A few weeks ago an old high school classmate of mine shared this on her Facebook page. It immediately struck a cord with me, and I haven’t been able to stop thinking about it. Mainly because It’s.Just.So.True. Rarely do I call my dad up with something “good” or send one of my fellow mom pals a text with something great that my kids did. Most of the time it’s simply me bitching. Me bitching about my kids. Bitching about my husband. Bitching about the weather. Just me bitching about anything and everything. Yet over the past few weeks as I’ve been ruminating on this idea, every time I try to think about something I’m grateful for, there always seems to be a giant BUT at the end. I’m grateful for my health…BUT I hate the feeling of getting old. I’m grateful for my kids…BUT boy do they drive me crazy. I’m grateful for my hardworking husband…BUT why won’t he do X, Y or Z? And it just keeps going on and on. I know I’m a Negative Nelly. I’ve been that way for as long as I can remember. But geez, even for me sometimes I think enough is enough. So I decided to write a post (mainly to prove to myself that I CAN remain positive for once) about my JOYS. The things that make me happy. And there will be no BUTS. The buts are my addiction and it’s true, I do need to break the habit. So here’s my first attempt.

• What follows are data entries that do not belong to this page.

struct TileFormat {
    uint32_t S = 0, B = 0, R = 0;
    BinMap    bins;
    uint64_t nnz = 0;
    void*     slab = nullptr;
    double*   val = nullptr;
    uint16_t* lcol = nullptr;
    uint16_t* lrow = nullptr;
    bool      det = false;
    uint32_t* pidx = nullptr;
    size_t    tempBytes = 0;
    uint2*    tl = nullptr;
    uint32_t  nList = 0;
    uint32_t* binPos = nullptr;
    uint32_t* waveTile = nullptr;
    uint3*    work = nullptr;
    uint32_t  nWork = 0;
    bool      ntStore = true;
    uint32_t* ready = nullptr;
    uint32_t* pushFail = nullptr;
    uint32_t  epoch = 0;
    uint32_t  cus = PB_CUS_DEFAULT;
    size_t    bytes = 0;
    spmvTilesOpts opts{0, 0, -1, 0, 0};
    uint32_t apiBins() const { return det ? (B + PD_WAVES - 1) / PD_WAVES : B; }
    uint32_t apiRows() const { return det ? PD_WAVES * bins.c : R; }
    BinMap   apiMap() const { if (!det) return bins; BinMap m; m.c = PD_WAVES * bins.c; return m; }
    uint32_t  chunk = 0;
    double    buildMs = 0;
    double    allocMs = 0;
    uint32_t* vmap = nullptr;
};

struct TileDst { double* p[SPMV_MAX_PEERS]; uint32_t n; };
struct TileSignal { uint32_t* ready; uint32_t epoch; };

namespace {

__device__ __forceinline__ uint64_t lin_block() { return (uint64_t)blockIdx.y * gridDim.x + blockIdx.x; }

struct PbPay { uint32_t vlo, vhi, row; };
static_assert(sizeof(PbPay) == 12 && alignof(PbPay) == 4, "payload layout");
__host__ __device__ __forceinline__ PbPay pb_pack(double v, uint32_t row) {
    uint64_t b;
    memcpy(&b, &v, 8);
    return PbPay{(uint32_t)b, (uint32_t)(b >> 32), row};
}
__host__ __device__ __forceinline__ double pb_value(const PbPay& e) {
    const uint64_t b = ((uint64_t)e.vhi << 32) | e.vlo;
    double v;
    memcpy(&v, &b, 8);
    return v;
}

template <typename I>
__global__ __launch_bounds__(256) void pb_payload_kernel(uint64_t M, const I* __restrict__ IRP, const uint32_t* __restrict__ JA,
                                                         const double* __restrict__ AS, uint32_t* __restrict__ keys,
                                                         PbPay* __restrict__ pay) {
    const uint64_t r = lin_block() * 4 + threadIdx.x / 64;
    if (r >= M) return;
    const uint64_t b = IRP[r], e = IRP[r + 1];
    for (uint64_t j = b + threadIdx.x % 64; j < e; j += 64) {
        const uint32_t c = JA[j];
        keys[j] = c;
        pay[j] = pb_pack(AS[j], (uint32_t)r);
    }
}

__global__ __launch_bounds__(256) void pb_bounds_kernel(
    uint64_t nnz, const PbPay* __restrict__ spay, const uint32_t* __restrict__ skeys,
    uint32_t B, BinMap bm, uint64_t nTiles, uint32_t* __restrict__ tileStart) {
    const uint64_t p = lin_block() * 256 + threadIdx.x;
    if (p >= nnz) return;
    const uint64_t t = (uint64_t)(skeys[p] >> PB_CBITS) * B + bm.binOf(spay[p].row);
    uint64_t tPrev;
    if (p == 0) tPrev = ~0ull;
    else tPrev = (uint64_t)(skeys[p - 1] >> PB_CBITS) * B + bm.binOf(spay[p - 1].row);
    if (t != tPrev)
        for (uint64_t u = tPrev + 1; u <= t; ++u) tileStart[u] = (uint32_t)p;
    if (p == nnz - 1)
        for (uint64_t u = t + 1; u <= nTiles; ++u) tileStart[u] = (uint32_t)nnz;
}

__global__ __launch_bounds__(256) void pb_lens_kernel(uint32_t S, uint32_t B, const uint32_t* __restrict__ tileStart,
                                                      uint32_t* __restrict__ lens, uint32_t* __restrict__ flags) {
    const uint64_t i = lin_block() * 256 + threadIdx.x;
    if (i >= (uint64_t)S * B) return;
    const uint32_t b = (uint32_t)(i / S), s = (uint32_t)(i % S);
    const uint64_t t = (uint64_t)s * B + b;
    const uint32_t len = tileStart[t + 1] - tileStart[t];
    lens[i] = len;
    flags[i] = len != 0;
}

__global__ __launch_bounds__(256) void pb_list_kernel(uint32_t S, uint32_t B, uint64_t nnz, const uint32_t* __restrict__ tileStart,
                                                      const uint32_t* __restrict__ lens, const uint32_t* __restrict__ bmStart,
                                                      const uint32_t* __restrict__ listIdx, uint32_t nList,
                                                      uint2* __restrict__ tl,
                                                      uint32_t* __restrict__ binPos, uint32_t* __restrict__ binTile) {
    const uint64_t i = lin_block() * 256 + threadIdx.x;
    if (i >= (uint64_t)S * B) return;
    const uint32_t b = (uint32_t)(i / S), s = (uint32_t)(i % S);
    if (lens[i]) {
        const uint64_t t = (uint64_t)s * B + b;
        tl[listIdx[i]] = make_uint2(bmStart[i], tileStart[t] - bmStart[i]);
    }
    if (s == 0) { binPos[b] = bmStart[i]; binTile[b] = listIdx[i]; }
    if (i + 1 == (uint64_t)S * B) { binPos[B] = (uint32_t)nnz; binTile[B] = nList; }
}

__global__ __launch_bounds__(256) void pb_place_kernel(
    uint64_t nnz, const PbPay* __restrict__ spay, const uint32_t* __restrict__ skeys,
    uint32_t S, uint32_t B, BinMap bm, const uint32_t* __restrict__ tileStart, const uint32_t* __restrict__ bmStart,
    double* __restrict__ val, uint16_t* __restrict__ lcol, uint16_t* __restrict__ lrow, uint32_t* __restrict__ pidx) {
    const uint64_t p = lin_block() * 256 + threadIdx.x;
    if (p >= nnz) return;
    const PbPay e = spay[p];
    const uint32_t key = skeys[p];
    const uint32_t bin = bm.binOf(e.row), slice = key >> PB_CBITS;
    val[p] = pb_value(e);
    lcol[p] = (uint16_t)(key & (PB_C - 1));
    const uint32_t within = (uint32_t)p - tileStart[(uint64_t)slice * B + bin];
    const uint32_t at = bmStart[(uint64_t)bin * S + slice] + within;
    lrow[at] = (uint16_t)(e.row - bm.row0(bin));
    if (pidx) pidx[at] = (uint32_t)p;
}

__global__ __launch_bounds__(256) void pb_fill_kernel(uint32_t* p, uint64_t n, uint32_t v) {
    const uint64_t i = lin_block() * 256 + threadIdx.x;
    if (i < n) p[i] = v;
}

__global__ __launch_bounds__(256) void pb_iota_kernel(uint64_t n, uint32_t* __restrict__ p) {
    const uint64_t i = lin_block() * 256 + threadIdx.x;
    if (i < n) p[i] = (uint32_t)i;
}
__global__ __launch_bounds__(256) void pb_invert_kernel(uint64_t n, const uint32_t* __restrict__ perm, uint32_t* __restrict__ inv) {
    const uint64_t p = lin_block() * 256 + threadIdx.x;
    if (p < n) inv[perm[p]] = (uint32_t)p;
}

typedef double   dbl2 __attribute__((ext_vector_type(2)));
typedef uint16_t ush2 __attribute__((ext_vector_type(2)));

constexpr int      P1_DEPTH = 8;
constexpr uint32_t P1_STEP  = 2 * PB_THREADS;
struct P1Regs { dbl2 a[P1_DEPTH]; ush2 c[P1_DEPTH]; };

template <bool UNIT>
__device__ __forceinline__ void p1_load(P1Regs& r, uint32_t p, uint32_t ve, const double* __restrict__ val,
                                        const uint16_t* __restrict__ lcol, double unitValue) {
#pragma unroll
    for (int u = 0; u < P1_DEPTH; ++u) {
        const uint32_t q = min(p + u * P1_STEP, ve - 2u);
        if (UNIT) r.a[u] = dbl2{unitValue, unitValue};
        else      r.a[u] = __builtin_nontemporal_load((const dbl2*)(val + q));
        r.c[u] = __builtin_nontemporal_load((const ush2*)(lcol + q));
    }
}

template <bool NT>
__device__ __forceinline__ void p1_store(const P1Regs& r, uint32_t p, uint32_t ve, const double* xs, double* __restrict__ prod) {
#pragma unroll
    for (int u = 0; u < P1_DEPTH; ++u) {
        const uint32_t q = p + u * P1_STEP;
        if (q < ve) {
            dbl2 o;
            o.x = r.a[u].x * xs[r.c[u].x]; o.y = r.a[u].y * xs[r.c[u].y];
            if (NT) __builtin_nontemporal_store(o, (dbl2*)(prod + q)); else *(dbl2*)(prod + q) = o;
        }
    }
}

template <bool NT, bool UNIT>
__global__ __launch_bounds__(PB_THREADS) void pb_expand_kernel(
    const uint3* __restrict__ work, const double* __restrict__ val, const uint16_t* __restrict__ lcol,
    const double* __restrict__ x, uint64_t N, double* __restrict__ prod, double unitValue) {
    extern __shared__ double xs[];
    const uint3 w = work[lin_block()];
    const uint32_t begin = w.y, end = w.z;
    const uint32_t vb = min(end, (begin + 63u) & ~63u);
    const uint32_t ve = vb + ((end - vb) & ~1u);
    const bool vec = ve > vb;

    uint32_t p = vb + 2 * threadIdx.x;
    P1Regs cur, nxt;
    const uint64_t col0 = (uint64_t)w.x * PB_C;
    {
        double xv[PB_C / PB_THREADS];
#pragma unroll
        for (uint32_t i = 0; i < PB_C / PB_THREADS; ++i) {
            const uint32_t k = threadIdx.x + i * PB_THREADS;
            xv[i] = (col0 + k < N) ? x[col0 + k] : 0.0;
        }
        if (vec) p1_load<UNIT>(cur, p, ve, val, lcol, unitValue);
#pragma unroll
        for (uint32_t i = 0; i < PB_C / PB_THREADS; ++i) xs[threadIdx.x + i * PB_THREADS] = xv[i];
    }
    __syncthreads();

    if (threadIdx.x < vb - begin) { const uint32_t q = begin + threadIdx.x; prod[q] = (UNIT ? unitValue : val[q]) * xs[lcol[q]]; }
    if (threadIdx.x < end - ve)   { const uint32_t q = ve + threadIdx.x;    prod[q] = (UNIT ? unitValue : val[q]) * xs[lcol[q]]; }

    if (vec) {
        constexpr uint32_t BATCH = P1_DEPTH * P1_STEP;
        for (; p < ve; p += 2 * BATCH) {
            p1_load<UNIT>(nxt, p + BATCH, ve, val, lcol, unitValue);
            p1_store<NT>(cur, p, ve, xs, prod);
            p1_load<UNIT>(cur, p + 2 * BATCH, ve, val, lcol, unitValue);
            p1_store<NT>(nxt, p + BATCH, ve, xs, prod);
        }
    }
}

constexpr int      P2_DEPTH = 8;
constexpr uint32_t P2_WAVES = PB_THREADS / 64;
constexpr uint16_t P2_NONE  = 0xFFFF;
constexpr uint32_t P2_RUNS_FLAG = 0x80000000u;
constexpr uint32_t TL_PAD   = 4;

__host__ __device__ __forceinline__ uint32_t p2_sub(uint32_t len) { return ((len + P2_WAVES - 1) / P2_WAVES + 63u) & ~63u; }

struct P2Regs { double pv[P2_DEPTH]; uint16_t rv[P2_DEPTH]; };
struct P2Cursor { uint32_t k, delta; uint2 n1, n2; };

__device__ __forceinline__ void p2_fetch(P2Regs& r, P2Cursor& c, uint32_t vbase, uint32_t we, uint32_t lane,
                                         const uint2* __restrict__ tl, const double* __restrict__ prod,
                                         const uint16_t* __restrict__ lrow) {
#pragma unroll
    for (int u = 0; u < P2_DEPTH; ++u) {
        const uint32_t vs = vbase + 64u * u;
        const uint32_t v = vs + lane, vlast = min(vs + 63u, we - 1u);
        uint32_t d = c.delta;
        while (c.n1.x <= vlast) {
            d = (v >= c.n1.x) ? c.n1.y : d;
            c.delta = c.n1.y;
            c.n1 = c.n2;
            ++c.k;
            c.n2 = tl[c.k + 2];
        }
        const uint32_t vc = min(v, we - 1u);
        r.pv[u] = prod[(uint32_t)(vc + d)];
        const uint16_t row = __builtin_nontemporal_load(lrow + vc);
        r.rv[u] = v < we ? row : P2_NONE;
    }
}

template <int D>
__device__ __forceinline__ double p2_shl(double v) {
    const uint64_t b = __double_as_longlong(v);
    const uint32_t lo = (uint32_t)__builtin_amdgcn_update_dpp(0, (int)(uint32_t)b, 0x100 + D, 0xF, 0xF, false);
    const uint32_t hi = (uint32_t)__builtin_amdgcn_update_dpp(0, (int)(uint32_t)(b >> 32), 0x100 + D, 0xF, 0xF, false);
    return __longlong_as_double(((uint64_t)hi << 32) | lo);
}

__device__ __forceinline__ uint32_t p2_prev_row(uint32_t row) {
    return (uint32_t)__builtin_amdgcn_update_dpp(-1, (int)row, 0x111, 0xF, 0xF, false);
}

__device__ __forceinline__ void p2_add_runs(double* yb, uint16_t rv, double pv, uint32_t lane) {
    const uint32_t row = rv;
    const bool follows = row == p2_prev_row(row) && row != P2_NONE;
    const uint64_t dup = __builtin_amdgcn_ballot_w64(follows);
    const uint64_t m = (~dup >> 1) >> lane;
    const uint32_t e = m ? lane + 1u + (uint32_t)__builtin_ctzll(m) : 64u;
    double v = rv != P2_NONE ? pv : 0.0;
    double t;
    t = p2_shl<1>(v); v += lane + 1 < e ? t : 0.0;
    t = p2_shl<2>(v); v += lane + 2 < e ? t : 0.0;
    t = p2_shl<4>(v); v += lane + 4 < e ? t : 0.0;
    t = p2_shl<8>(v); v += lane + 8 < e ? t : 0.0;
    if (!follows && rv != P2_NONE) atomicAdd(&yb[rv], v);
}

template <int MODE, int THREADS>
__device__ __forceinline__ void p2_finish(const double* yb, uint32_t R, uint64_t r0, uint64_t M, double* __restrict__ y,
                                          const TileDst& extra, const TileSignal& sig, uint32_t bin) {
    for (uint32_t k = threadIdx.x; k < R; k += THREADS)
        if (r0 + k < M) y[r0 + k] = yb[k];
    if (MODE == 1) {
        for (uint32_t i = 0; i < extra.n; ++i) {
            double* __restrict__ dst = extra.p[(i + bin) % extra.n];
            for (uint32_t k = threadIdx.x; k < R; k += THREADS)
                if (r0 + k < M) dst[r0 + k] = yb[k];
        }
    }
    if (MODE == 2) {
        asm volatile("s_waitcnt vmcnt(0)" ::: "memory");
        __syncthreads();
        if (threadIdx.x == 0) {
            __builtin_amdgcn_fence(__ATOMIC_RELEASE, "agent");
            asm volatile("s_waitcnt vmcnt(0)" ::: "memory");
            __hip_atomic_store(sig.ready + bin, sig.epoch, __ATOMIC_RELAXED, __HIP_MEMORY_SCOPE_AGENT);
        }
    }
}

template <int MODE>
__global__ __launch_bounds__(PB_THREADS) void pb_reduce_kernel(
    BinMap bm, uint32_t binBegin, uint32_t binEnd, uint64_t M, const uint32_t* __restrict__ binPos, const uint32_t* __restrict__ waveTile,
    const uint2* __restrict__ tl, const double* __restrict__ prod, const uint16_t* __restrict__ lrow,
    double* __restrict__ y, TileDst extra, TileSignal sig) {
    extern __shared__ double yb[];
    const uint64_t bin = binBegin + lin_block();
    if (bin >= binEnd) return;
    const uint32_t wave = (uint32_t)__builtin_amdgcn_readfirstlane((int)(threadIdx.x / 64)), lane = threadIdx.x % 64;
    const uint32_t v0 = binPos[bin], v1 = binPos[bin + 1];
    const uint32_t sub = p2_sub(v1 - v0);
    const uint32_t wb = v0 + wave * sub, we = min(v1, wb + sub);
    P2Cursor c;
    P2Regs a, b;
    bool runs = false;
    const bool busy = wave * sub < v1 - v0;
    if (busy) {
        const uint32_t wt = waveTile[bin * P2_WAVES + wave];
        runs = (wt & P2_RUNS_FLAG) != 0;
        c.k = wt & ~P2_RUNS_FLAG;
        c.delta = tl[c.k].y;
        c.n1 = tl[c.k + 1];
        c.n2 = tl[c.k + 2];
        p2_fetch(a, c, wb, we, lane, tl, prod, lrow);
    }
    const uint32_t R = bm.height((uint32_t)bin);
    for (uint32_t k = threadIdx.x; k < R; k += PB_THREADS) yb[k] = 0.0;
    __syncthreads();
    if (busy) {
        if (!runs) {
            for (uint32_t v = wb; v < we; v += 2 * P2_DEPTH * 64) {
                p2_fetch(b, c, v + P2_DEPTH * 64, we, lane, tl, prod, lrow);
#pragma unroll
                for (int u = 0; u < P2_DEPTH; ++u)
                    if (a.rv[u] != P2_NONE) atomicAdd(&yb[a.rv[u]], a.pv[u]);
                p2_fetch(a, c, v + 2 * P2_DEPTH * 64, we, lane, tl, prod, lrow);
#pragma unroll
                for (int u = 0; u < P2_DEPTH; ++u)
                    if (b.rv[u] != P2_NONE) atomicAdd(&yb[b.rv[u]], b.pv[u]);
            }
        } else {
            for (uint32_t v = wb; v < we; v += 2 * P2_DEPTH * 64) {
                p2_fetch(b, c, v + P2_DEPTH * 64, we, lane, tl, prod, lrow);
#pragma unroll
                for (int u = 0; u < P2_DEPTH; ++u) p2_add_runs(yb, a.rv[u], a.pv[u], lane);
                p2_fetch(a, c, v + 2 * P2_DEPTH * 64, we, lane, tl, prod, lrow);
#pragma unroll
                for (int u = 0; u < P2_DEPTH; ++u) p2_add_runs(yb, b.rv[u], b.pv[u], lane);
            }
        }
    }
    __syncthreads();
    p2_finish<MODE, PB_THREADS>(yb, R, bm.row0((uint32_t)bin), M, y, extra, sig, (uint32_t)bin);
}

One of my greatest Joys over the past few weeks has simply been the generosity and kindness of my gal pals. Recently I had a minor procedure done and was laid up for a few days. Now everyone knows I hate asking for help of any kind. I don’t know why I do, I just don’t ever want to be a “burden” on someone else. Yet these ladies simply took charge. I had homemade dinners delivered, goodies for the kids, milkshakes for me. I had numerous additional offers and daily text messages checking up on me as well. Even the women I work out with got together and all signed a card for me. Now these woman will all tell you this was “no big deal” for them, but I beg to differ. Some of these woman work. They’re all raising families, being chauffeurs, cleaners, chefs. Yet they went out of their way to help me. And they did it on their own. That is some good people right there. No buts needed for this Joy.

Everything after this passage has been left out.